• karthikeyan (6/9/2009)


    RBarryyoung and Gail,

    Big O notation means the steps to complete a problem. Right?

    Sort of. Big-O notation categorizes an algorithm's complexity in terms of the dominant term (without any constant factors) of its execution run-time as a function of the length of its input data("N"), as N approaches infinity. It is a way of talking about the efficiency of an algorithm apart from the efficiency of any particular implementation of that algorithm.

    But then you would know that if you had read the Wikipedia articles.

    1) what do you mean by O(n^2) problem? Pls don't mistake me if i am asking this question again.

    You would know this if you had done what we asked. I will not respond to this question again.

    EDIT: fixed formatting mistakes...

    2) Big O notation means the steps to complete a problem. we denote it as O(n). But what is the difference between O(n) and O(n^2) ?

    This is incorrect. Please read the Wikipedia articles.

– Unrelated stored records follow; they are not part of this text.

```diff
+                    if (AMAX) am = ok ? amax_bits4(am, v) : am;
+                    if (STATS) {
+                        const float4 dv = f4sub(v, pv);
+                        s1 = f4sel(ok, f4add(s1, dv), s1);
+                        s2 = f4sel(ok, f4add(s2, make_float4(dv.x * dv.x, dv.y * dv.y, dv.z * dv.z, dv.w * dv.w)), s2);
+                    }
                 }
             }
-        }
-    }
-    if (epi.y_amax) amax_wave_publish(am, epi.y_amax);
-    if (!stats) return;
+        };
+        if (has_res) rows(std::integral_constant<bool, true>{});
+        else rows(std::integral_constant<bool, false>{});
+    }
+    if (AMAX) amax_wave_publish(am, epi.y_amax);
+    if (!STATS) return;
     *(float4*)red[0][threadIdx.x] = s1;
     *(float4*)red[1][threadIdx.x] = s2;
     __syncthreads();
@@ -349,16 +396,31 @@
     return (int)((tiles + tpb - 1) / tpb);
 }
 
+static bool wino_fits32(const WinoGeom& g, int C) { return g.tiles * (long)C * 4 < (1L << 32); }
+static bool wave_owns_tile(int C) { return (C / 4) % 64 == 0; }
+template <class F>
+static void wino_dispatch(int mt, bool uni, bool third, F&& f) {
+    auto with_mt = [&](auto MT) {
+        using B0 = std::integral_constant<bool, false>;
+        using B1 = std::integral_constant<bool, true>;
+        if (uni) { if (third) f(MT, B1{}, B1{}); else f(MT, B1{}, B0{}); }
+        else { if (third) f(MT, B0{}, B1{}); else f(MT, B0{}, B0{}); }
+    };
+    if (mt == 4) with_mt(std::integral_constant<int, 4>{});
+    else with_mt(std::integral_constant<int, 2>{});
+}
+
 static int run_wino_input(const float* x, long ldx, int N, int H, int W, int C, int dil, int mt, float* V, float* v_amax,
                           hipStream_t stream) {
     WinoGeom g;
     if (wino_geom(N, H, W, C, dil, mt, g)) return U2PL_EINVAL;
     const long xb = (((long)N * H * W - 1) * ldx + C) * 4;
-    if (xb >= (1L << 31)) return U2PL_EINVAL;
+    if (xb >= (1L << 31) || !wino_fits32(g, C)) return U2PL_EINVAL;
     const long total = g.tiles * (C / 4);
     const dim3 grid((unsigned)cdiv(total, 256)), block(256);
-    if (mt == 4) U2PL_LAUNCH(k_wino_input<4>, grid, block, 0, stream, x, ldx, (unsigned)xb, g, V, (unsigned*)v_amax);
-    else U2PL_LAUNCH(k_wino_input<2>, grid, block, 0, stream, x, ldx, (unsigned)xb, g, V, (unsigned*)v_amax);
+    wino_dispatch(mt, wave_owns_tile(C), v_amax != nullptr, [&](auto MT, auto UNI, auto AMAX) {
+        U2PL_LAUNCH((k_wino_input<decltype(MT)::value, decltype(UNI)::value, decltype(AMAX)::value>), grid, block, 0, stream, x, ldx, (unsigned)xb, g, V, (unsigned*)v_amax);
+    });
     U2PL_LAUNCH_CHECK();
     return 0;
 }
@@ -391,10 +453,20 @@
     WinoGeom g;
     if (wino_geom(N, H, W, O, dil, mt, g)) return U2PL_EINVAL;
     if (stats_partial && (O / 4 > 256 || (O & 3))) return U2PL_EINVAL;
+    const long yb = (((long)N * H * W - 1) * ldy + O) * 4, rb = epi.res ? (((long)N * H * W - 1) * epi.ldr + O) * 4 : 0;
+    if (yb >= (1L << 31) || rb >= (1L << 31) || !wino_fits32(g, O)) return U2PL_EINVAL;
     const long total = g.tiles * (O / 4);
     const unsigned nblk = stats_partial ? (unsigned)u2pl_wino_stat_blocks(g.tiles, O) : (unsigned)cdiv(total, 256);
-    if (mt == 4) U2PL_LAUNCH(k_wino_output<4>, dim3(nblk), dim3(256), 0, stream, Mb, g, O, bias, y, ldy, stats_partial, pivot, epi);
-    else U2PL_LAUNCH(k_wino_output<2>, dim3(nblk), dim3(256), 0, stream, Mb, g, O, bias, y, ldy, stats_partial, pivot, epi);
+    const bool bn = epi.mean != nullptr;
+    wino_dispatch(mt, wave_owns_tile(O), bn ? epi.y_amax != nullptr : stats_partial != nullptr, [&](auto MT, auto UNI, auto T) {
+        const dim3 grid(nblk), block(256);
+        if (bn)
+            U2PL_LAUNCH((k_wino_output<decltype(MT)::value, decltype(UNI)::value, decltype(T)::value ? WOUT_BN_AMAX : WOUT_BN>), grid, block, 0, stream, Mb, g, O, bias, y, ldy,
+                        (unsigned)yb, (unsigned)rb, stats_partial, pivot, epi);
+        else
+            U2PL_LAUNCH((k_wino_output<decltype(MT)::value, decltype(UNI)::value, decltype(T)::value ? WOUT_STATS : WOUT_PLAIN>), grid, block, 0, stream, Mb, g, O, bias, y, ldy,
+                        (unsigned)yb, (unsigned)rb, stats_partial, pivot, epi);
+    });
     U2PL_LAUNCH_CHECK();
     return 0;
 }
```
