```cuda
#pragma unroll
    for (int x = 0; x < NB; ++x) reg_fence(o[x]);
    wgmma_fence();
#pragma unroll
    for (int kc = 0; kc < 4; ++kc)
#pragma unroll
      for (int x = 0; x < NB; ++x) {
        if constexpr (COLS == 64) wgmma_64x64_rs_tb(o[x], p[kc], make_smem_desc_sw128(v_addr + x * BOX + kc * 16 * 128));
        else wgmma_64x32_rs_tb(o[x], p[kc], make_smem_desc_sw64(v_addr + x * BOX + kc * 16 * 64));
      }
    wgmma_commit();
    wgmma_wait<0>();
#pragma unroll
    for (int x = 0; x < NB; ++x) reg_fence(o[x]);
    if (STAMPS && clk != nullptr && n_stamp < 256) {
      clk[n_stamp] = clock64();
      clk[256 + n_stamp++] = 2 * c + 2;
    }
    if (t == 0) mbar_arrive(empty_bar + 8u * stage);
    if (++stage == Cfg::STAGES) { stage = 0; phase ^= 1u; }
  }

  const bool staged = EPI_ROLE && q0 + 64 * wg + 64 <= len;
#pragma unroll
  for (int hf = 0; hf < 2; ++hf) {
    float tot = l[hf];
    tot += __shfl_xor_sync(0xffffffffu, tot, 1);
    tot += __shfl_xor_sync(0xffffffffu, tot, 2);
    const float inv = 1.0f / tot;
    const int q = qr + 8 * hf;
    if (staged) {
      const int r = q - q0 - 64 * wg;
      const int swz = RB == 128 ? (r & 7) : ((r >> 1) & 3);
#pragma unroll
      for (int x = 0; x < NB; ++x)
#pragma unroll
        for (int j = 0; j < OG; ++j) {
          const uint32_t off = r * RB + ((j ^ swz) << 4) + 4 * quad;
          *reinterpret_cast<uint32_t*>(smem_raw + (q_addr - smem_u32(smem_raw)) + x * BOX + off) =
              pack_h16x2(o[x][4 * j + 2 * hf] * inv, o[x][4 * j + 2 * hf + 1] * inv);
        }
      continue;
    }
    if (q >= len) continue;
    h16* orow = ctx + static_cast<size_t>(row0 + q) * (heads * D) + h * D + 2 * quad;
#pragma unroll
    for (int x = 0; x < NB; ++x)
#pragma unroll
      for (int j = 0; j < OG; ++j)
        *reinterpret_cast<uint32_t*>(orow + COLS * x + 8 * j) =
            pack_h16x2(o[x][4 * j + 2 * hf] * inv, o[x][4 * j + 2 * hf + 1] * inv);
  }
  if constexpr (EPI_ROLE) {
    fence_proxy_async_smem();
    asm volatile("bar.sync %0, 128;" ::"r"(1 + wg) : "memory");
    if (t == 0) mbar_arrive(out_bar + 8u * wg);
  }
}

}
```

distllm_b200/csrc/b2e_api.cu:

```cuda
#include "../../include/b2e.h"
#include "../../include/b2e_debug.h"

#include <cuda.h>
#include <cuda_runtime.h>

#include <cstdarg>
#include <cstdio>
#include <cstdlib>
#include <cstring>
#include <string>
#include <utility>
#include <vector>

#include "attention.cuh"
#include "binsearch.cuh"
#include "common.cuh"
#include "gemm.cuh"
#include "mistral_ops.cuh"
#include "pack.cuh"
#include "rowops.cuh"
#include "topk.cuh"
#include "topk_tc.cuh"

using namespace b2e;
// ... 178 lines not shown
  CUtensorMap tm;
  const float* absmax = nullptr;
  int bn = GEMM_BN;
};

int make_gemm_w(GemmW* w, const void* base, const float* absmax, uint64_t rows, uint64_t cols, int epi) {
  w->absmax = absmax;
  w->bn = gemm_bn((int)rows, epi, absmax != nullptr);
  return absmax ? make_tmap_codes(&w->tm, base, rows, cols / 2) : make_tmap_h16(&w->tm, base, rows, cols, w->bn);
}

template <int EPI>
int launch_gemm_epi(const CUtensorMap& ta, const GemmW& wb, void* out, const float* bias,
                    const h16* resid, int M, int N, int K, cudaStream_t st, const int* m_dev) {
  auto kern = gemm_h16_wgmma_kernel<EPI>;
  int smem = GemmPlan<false>::SMEM_BYTES;
  if (N % wb.bn != 0) return fail(B2E_ERR_INVALID, "gemm: N=%d is not a multiple of its W map's tile width %d", N, wb.bn);
  if (wb.absmax) {
    kern = gemm_h16_wgmma_kernel<EPI, false, true>;
    smem = GemmPlan<true>::SMEM_BYTES;
  } else if (wb.bn == 192) {
    if constexpr (epi_is_glu(EPI)) {
      return fail(B2E_ERR_INVALID, "gemm: the gated epilogues run 128-wide tiles only");
    } else {
      kern = gemm_h16_wgmma_kernel<EPI, false, false, 192>;
      smem = GemmPlan<false, 192>::SMEM_BYTES;
      if constexpr (EPI == EPI_BIAS || EPI == EPI_BIAS_GELU)
        if (g_gemm_profiling) kern = gemm_h16_wgmma_kernel<EPI, true, false, 192>;
    }
  } else if constexpr (EPI == EPI_BIAS || EPI == EPI_BIAS_GELU) {
    if (g_gemm_profiling) kern = gemm_h16_wgmma_kernel<EPI, true>;
  }
  int rc = ensure_smem_attr(kern, smem);
  if (rc) return rc;
  DeviceInfo dev;
  if ((rc = current_device_info(&dev))) return rc;
  const long long tiles = (long long)(N / wb.bn) * ((M + GEMM_BM - 1) / GEMM_BM);
  if (tiles > 0x7fffffffLL) return fail(B2E_ERR_INVALID, "gemm: %lld output tiles exceed one grid", tiles);
  CUtensorMap tm_out;
  if ((rc = make_tmap_h16(&tm_out, out, M, epi_is_glu(EPI) ? N / 2 : N, GEMM_BM))) return rc;
  const unsigned grid = (unsigned)(tiles < dev.sms ? tiles : dev.sms);
  kern<<<grid, GEMM_THREADS, smem, st>>>(ta, wb.tm, tm_out, static_cast<h16*>(out), bias, resid, M, N, K, m_dev,
                                         wb.absmax);
  CUDA_TRY(cudaGetLastError());
  return B2E_OK;
}
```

    Declare @STR varchar(5)

    select @STR = ''

    select @STR = @STR + no from mystring

    step 1: '' + '1'

    step 2: '1' + '2'

    step 3: '12' + '3'

    step 4: '123' + '4'

    step 5: '1234' + '5'

    so if i apply ((N^2) + N)/2 formula

    N = 5

    ...

    5^2 = 5*5 = 25

    25+5 = 30/2 = 15. Right?

    Yes. Now count the total number of characters in quotes in your steps 1 through 5 above, what do you get?

    2) Can you explain about the formula you used?

    Which formula? I use a lot of them.

    {(n)*(n+1)/2} cost of the naive implementation to {n +(n)*(n-1)/(2*k)} where "k" is that percentage. It's better, but it's still O(n^2).

    Can you explain it?

    It is explained by the text that preceeded it. It is a formula that calculates the execution time of string concatenation that has been improved by being able to use buffer-extension part of the time. "k" is a number between 0 and 1 that expresses how often the buffer-extension trick can be used.